◆ Study material ◆
@@ -381,6 +405,34 @@
         float acc[BN / 2];
 #pragma unroll
         for (int i = 0; i < BN / 2; ++i) acc[i] = 0.f;
+        if (SK && w.role == 3) {
+          const int src = (int)blockIdx.x - w.G;
+          if (threadIdx.x == 0) {
+            for (int qq = 0; qq < 4; ++qq) {
+              const uint32_t* f = p.sk_flags + src * 4 + qq;
+              const uint64_t t0 = globaltimer_ns();
+              while (ld_acquire_u32(f) == 0u) {
+                __nanosleep(64);
+                if (globaltimer_ns() - t0 > 8000000000ull) __trap();
+              }
+            }
+            for (int qq = 0; qq < 4; ++qq) p.sk_flags[src * 4 + qq] = 0u;
+          }
+          named_bar_sync(1, 256);
+          const float* slot = p.sk_ws + (size_t)src * SK_SLOT_FLOATS;
+          const int r0 = 64 * wg + 16 * (warp & 3) + (lane >> 2);
+#pragma unroll
+          for (int j = 0; j < BN / 8; ++j) {
+            const int col = 8 * j + 2 * (lane & 3);
+#pragma unroll
+            for (int h = 0; h < 2; ++h) {
+              const float2 v = __ldcg(reinterpret_cast<const float2*>(slot + sk_slot_off(col >> 5, (col & 31) >> 2, r0 + 8 * h) +
+                                                                      (col & 3)));
+              acc[4 * j + 2 * h] = v.x;
+              acc[4 * j + 2 * h + 1] = v.y;
+            }
+          }
+        }
         const int k_iters = max(0, w.kb_end - w.kb_begin);
         int prev = -1;
         for (int kb = 0; kb < k_iters; ++kb) {
@@ -541,26 +593,31 @@
           }
           __syncwarp();
         }
-        auto stage_store = [&](const CUtensorMap* map, const uint32_t (&pk)[32], int col) {
+        auto stage_store = [&](const CUtensorMap* map, const uint32_t (&pk)[32], int col, auto tail_c) {
+          constexpr bool tail = decltype(tail_c)::value;
           const uint32_t sbuf = staging_base + (EW == 4 ? (uint32_t)warp * 8192u + (store_cnt & 1u) * 4096u : (uint32_t)warp * 4096u);
           if (lane == 0) {
             if constexpr (EW == 4) tma_store_wait_read<1>(); else tma_store_wait_read<0>();
           }
           __syncwarp();
 #pragma unroll
-          for (int j = 0; j < 8; ++j) {
-            const uint32_t dst = sbuf + (uint32_t)lane * 128u + (uint32_t)((j ^ (lane & 7)) << 4);
-            asm volatile("st.shared.v4.b32 [%0], {%1, %2, %3, %4};" ::"r"(dst), "r"(pk[4 * j]), "r"(pk[4 * j + 1]),
-                         "r"(pk[4 * j + 2]), "r"(pk[4 * j + 3])
+          for (int j = 0; j < (tail ? 4 : 8); ++j) {
+            asm volatile("st.shared.v4.b32 [%0], {%1, %2, %3, %4};" ::"r"(staging_addr(sbuf, lane, j, tail)), "r"(pk[4 * j]),
+                         "r"(pk[4 * j + 1]), "r"(pk[4 * j + 2]), "r"(pk[4 * j + 3])
                          : "memory");
           }
           fence_proxy_async();
           __syncwarp();
           if (lane == 0) {
-            tma_store_2d(map, sbuf, col, m0 + q * 32);
+            tma_store_2d(tail ? &tmAux : map, sbuf, col, m0 + q * 32);
             tma_store_commit();
           }
           ++store_cnt;
+        };
+        auto for_chunks = [&](auto&& body) {
+#pragma unroll 1
+          for (int c2 = chalf * (NC64 / CS); c2 < (chalf + 1) * (NC64 / CS); ++c2) body(std::false_type{}, c2);
+          if constexpr (TAIL) body(std::true_type{}, NC64);
         };
         if (!SK && p.tma_store && p.epi == 1) {
           if constexpr (BN == 256) {
@@ -578,7 +635,7 @@
                   gpk[16 + t] = pack_bf16(__uint_as_float(r1[2 * t]), __uint_as_float(r1[2 * t + 1]));
                 }
               }
-              stage_store(&tmC, gpk, n0 + i * 64);
+              stage_store(&tmC, gpk, n0 + i * 64, std::false_type{});
               {
                 uint32_t r0[32], r1[32];
                 acc_ld(taddr + 128 + i * 64, r0);
@@ -589,14 +646,14 @@
                   upk[16 + t] = pack_bf16(__uint_as_float(r1[2 * t]), __uint_as_float(r1[2 * t + 1]));
                 }
               }
-              stage_store(&tmC, upk, n0 + 128 + i * 64);
+              stage_store(&tmC, upk, n0 + 128 + i * 64, std::false_type{});
 #pragma unroll
               for (int t = 0; t < 32; ++t) {
                 const float2 gf = unpack_bf16(gpk[t]), uf = unpack_bf16(upk[t]);
                 const float2 sb = unpack_bf16(pack_bf16(silu_f(gf.x), silu_f(gf.y)));
                 gpk[t] = pack_bf16(sb.x * uf.x, sb.y * uf.y);
               }
-              stage_store(&tmAux, gpk, (n0 >> 1) + i * 64);
+              stage_store(&tmAux, gpk, (n0 >> 1) + i * 64, std::false_type{});
             }
           }
         } else if (!SK && p.tma_store && p.epi == 3) {
@@ -656,48 +713,48 @@
                 pk[16 + g * 4 + e] = pack_bf16(v1[2 * e], v1[2 * e + 1]);
               }
             }
-            stage_store(&tmC, pk, col64);
+            stage_store(&tmC, pk, col64, std::false_type{});
           }
         } else if (p.tma_store && !p.bias && !p.residual && !p.act) {
-#pragma unroll 1
-          for (int c2 = chalf * (BN / 64 / CS); c2 < (chalf + 1) * (BN / 64 / CS); ++c2) {
+          for_chunks([&](auto tail_c, int c2) {
+            constexpr bool tail = decltype(tail_c)::value;
             uint32_t r0[32], r1[32], pk[32];
             acc_ld(taddr + c2 * 64, r0);
-            acc_ld(taddr + c2 * 64 + 32, r1);
-            if (SK && n_contrib > 0) {
-              sk_fixup_add(r0, p.sk_ws, c2 * 2, row_in_tile, first_contrib, w.G, n_contrib);
-              sk_fixup_add(r1, p.sk_ws, c2 * 2 + 1, row_in_tile, first_contrib, w.G, n_contrib);
-            }
-#pragma unroll
-            for (int t = 0; t < 16; ++t) {
-              pk[t] = pack_bf16(__uint_as_float(r0[2 * t]), __uint_as_float(r0[2 * t + 1]));
-              pk[16 + t] = pack_bf16(__uint_as_float(r1[2 * t]), __uint_as_float(r1[2 * t + 1]));
-            }
-            stage_store(&tmC, pk, n0 + c2 * 64);
-          }
+            if (SK && n_contrib > 0) sk_fixup_add(r0, p.sk_ws, c2 * 2, row_in_tile, first_contrib, w.G, n_contrib);
+#pragma unroll
+            for (int t = 0; t < 16; ++t) pk[t] = pack_bf16(__uint_as_float(r0[2 * t]), __uint_as_float(r0[2 * t + 1]));
+            if constexpr (!tail) {
+              acc_ld(taddr + c2 * 64 + 32, r1);
+              if (SK && n_contrib > 0) sk_fixup_add(r1, p.sk_ws, c2 * 2 + 1, row_in_tile, first_contrib, w.G, n_contrib);
+#pragma unroll
+              for (int t = 0; t < 16; ++t) pk[16 + t] = pack_bf16(__uint_as_float(r1[2 * t]), __uint_as_float(r1[2 * t + 1]));
+            }
+            stage_store(&tmC, pk, n0 + c2 * 64, tail_c);
+          });
         } else if (p.tma_store && !p.bias && !p.act && p.residual && !p.residual_lo) {
-#pragma unroll 1
-          for (int c2 = chalf * (BN / 64 / CS); c2 < (chalf + 1) * (BN / 64 / CS); ++c2) {
+          for_chunks([&](auto tail_c, int c2) {
+            constexpr bool tail = decltype(tail_c)::value;
+            constexpr int nj = tail ? 4 : 8;
             const int col64 = n0 + c2 * 64;
-            if (col64 >= p.N) break;
+            if (col64 >= p.N) return;
             uint4 rv[8];
             if (row_ok) {
               const bf16* rp = p.residual + row * p.ldr + col64;
 #pragma unroll
-              for (int j = 0; j < 8; ++j) rv[j] = (col64 + 8 * j < p.N) ? ldg128(rp + 8 * j) : make_uint4(0u, 0u, 0u, 0u);
+              for (int j = 0; j < 8; ++j) rv[j] = (j < nj && col64 + 8 * j < p.N) ? ldg128(rp + 8 * j) : make_uint4(0u, 0u, 0u, 0u);
             } else {
 #pragma unroll
               for (int j = 0; j < 8; ++j) rv[j] = make_uint4(0u, 0u, 0u, 0u);
             }
             uint32_t r0[32], r1[32], pk[32];
             acc_ld(taddr + c2 * 64, r0);
-            acc_ld(taddr + c2 * 64 + 32, r1);
-            if (SK && n_contrib > 0) {
-              sk_fixup_add(r0, p.sk_ws, c2 * 2, row_in_tile, first_contrib, w.G, n_contrib);
-              sk_fixup_add(r1, p.sk_ws, c2 * 2 + 1, row_in_tile, first_contrib, w.G, n_contrib);
-            }
-#pragma unroll
-            for (int j = 0; j < 8; ++j) {
+            if (SK && n_contrib > 0) sk_fixup_add(r0, p.sk_ws, c2 * 2, row_in_tile, first_contrib, w.G, n_contrib);
+            if constexpr (!tail) {
+              acc_ld(taddr + c2 * 64 + 32, r1);
+              if (SK && n_contrib > 0) sk_fixup_add(r1, p.sk_ws, c2 * 2 + 1, row_in_tile, first_contrib, w.G, n_contrib);
+            }
+#pragma unroll
+            for (int j = 0; j < nj; ++j) {
               const uint32_t* r = j < 4 ? r0 + 8 * j : r1 + 8 * (j - 4);
               const uint32_t rw[4] = {rv[j].x, rv[j].y, rv[j].z, rv[j].w};
 #pragma unroll
@@ -711,18 +768,18 @@
                 pk[4 * j + e] = pack_bf16(a0 + f.x, a1 + f.y);
               }
             }
-            stage_store(&tmC, pk, col64);
-          }
+            stage_store(&tmC, pk, col64, tail_c);
+          });
         } else if (p.tma_store) {
-#pragma unroll 1
-          for (int c2 = chalf * (BN / 64 / CS); c2 < (chalf + 1) * (BN / 64 / CS); ++c2) {
+          for_chunks([&](auto tail_c, int c2) {
+            constexpr bool tail = decltype(tail_c)::value;
             const uint32_t sbuf = staging_base + (EW == 4 ? (uint32_t)warp * 8192u + (store_cnt & 1u) * 4096u : (uint32_t)warp * 4096u);
             if (lane == 0) {
               if constexpr (EW == 4) tma_store_wait_read<1>(); else tma_store_wait_read<0>();
             }
             __syncwarp();
 #pragma unroll
-            for (int half = 0; half < 2; ++half) {
+            for (int half = 0; half < (tail ? 1 : 2); ++half) {
               uint32_t r[32];
               acc_ld(taddr + c2 * 64 + half * 32, r);
               if (SK && n_contrib > 0) sk_fixup_add(r, p.sk_ws, c2 * 2 + half, row_in_tile, first_contrib, w.G, n_contrib);
@@ -736,21 +793,20 @@
                   epi_bias_act(v, p, col);
                   if (row_ok) epi_residual(v, p, row, col);
                 }
-                const int j = half * 4 + g;
-                const uint32_t dst = sbuf + (uint32_t)lane * 128u + (uint32_t)((j ^ (lane & 7)) << 4);
-                asm volatile("st.shared.v4.b32 [%0], {%1, %2, %3, %4};" ::"r"(dst), "r"(pack_bf16(v[0], v[1])),
-                             "r"(pack_bf16(v[2], v[3])), "r"(pack_bf16(v[4], v[5])), "r"(pack_bf16(v[6], v[7]))
+                asm volatile("st.shared.v4.b32 [%0], {%1, %2, %3, %4};" ::"r"(staging_addr(sbuf, lane, half * 4 + g, tail)),
+                             "r"(pack_bf16(v[0], v[1])), "r"(pack_bf16(v[2], v[3])), "r"(pack_bf16(v[4], v[5])),
+                             "r"(pack_bf16(v[6], v[7]))
                              : "memory");
               }
             }
             fence_proxy_async();
             __syncwarp();
             if (lane == 0) {
-              tma_store_2d(&tmC, sbuf, n0 + c2 * 64, m0 + q * 32);
+              tma_store_2d(tail ? &tmAux : &tmC, sbuf, n0 + c2 * 64, m0 + q * 32);
               tma_store_commit();
             }
             ++store_cnt;
-          }
+          });
         }
         else
 #pragma unroll 1
@@ -868,14 +924,15 @@
   SK_REQUIRE((reinterpret_cast<uintptr_t>(ptr) & 15) == 0, "TMA base pointer must be 16-byte aligned");
   SK_REQUIRE((ld * elem_bytes) % 16 == 0, "TMA row pitch must be a multiple of 16 bytes (ld=%llu)",
              (unsigned long long)ld);
-  SK_REQUIRE(box_inner * elem_bytes == 128, "SW128 box inner extent must be 128 bytes");
+  SK_REQUIRE(box_inner * elem_bytes == 128 || box_inner * elem_bytes == 64, "box inner extent must be 128 (or 64) bytes");
   cuuint64_t dims[2] = {inner, outer};
   cuuint64_t strides[1] = {ld * (uint64_t)elem_bytes};
   cuuint32_t box[2] = {box_inner, box_outer};
   cuuint32_t estr[2] = {1, 1};
   CUtensorMapDataType dt = elem_bytes == 2 ? CU_TENSOR_MAP_DATA_TYPE_BFLOAT16 : CU_TENSOR_MAP_DATA_TYPE_FLOAT32;
   CUresult r = g_encode(out, dt, 2, const_cast<void*>(ptr), dims, strides, box, estr, CU_TENSOR_MAP_INTERLEAVE_NONE,
-                        CU_TENSOR_MAP_SWIZZLE_128B, CU_TENSOR_MAP_L2_PROMOTION_L2_256B,
+                        box_inner * elem_bytes == 64 ? CU_TENSOR_MAP_SWIZZLE_64B : CU_TENSOR_MAP_SWIZZLE_128B,
+                        CU_TENSOR_MAP_L2_PROMOTION_L2_256B,
                         CU_TENSOR_MAP_FLOAT_OOB_FILL_NONE);
   SK_REQUIRE(r == CUDA_SUCCESS, "cuTensorMapEncodeTiled failed with CUresult %d (inner=%llu outer=%llu ld=%llu)", (int)r,
              (unsigned long long)inner, (unsigned long long)outer, (unsigned long long)ld);
@@ -927,7 +984,7 @@
   return launch_gemm<BN, true, true, SK, EW>(tm, p, grid, s);
 }
 
-inline int tile_cost(int bn) { return bn >= 256 ? 100 : (bn >= 128 ? 61 : 54); }
+inline int tile_cost(int bn) { return bn >= 256 ? 100 : (bn > 128 ? 61 + (bn - 128) * 39 / 128 : (bn == 128 ? 61 : 54)); }
 
 constexpr size_t SK_FLAG_BYTES = 4096;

◆ Task ◆
Each line of the material that holds the string "CUresult" counts once; give the total alone.

◆ Task response ◆
2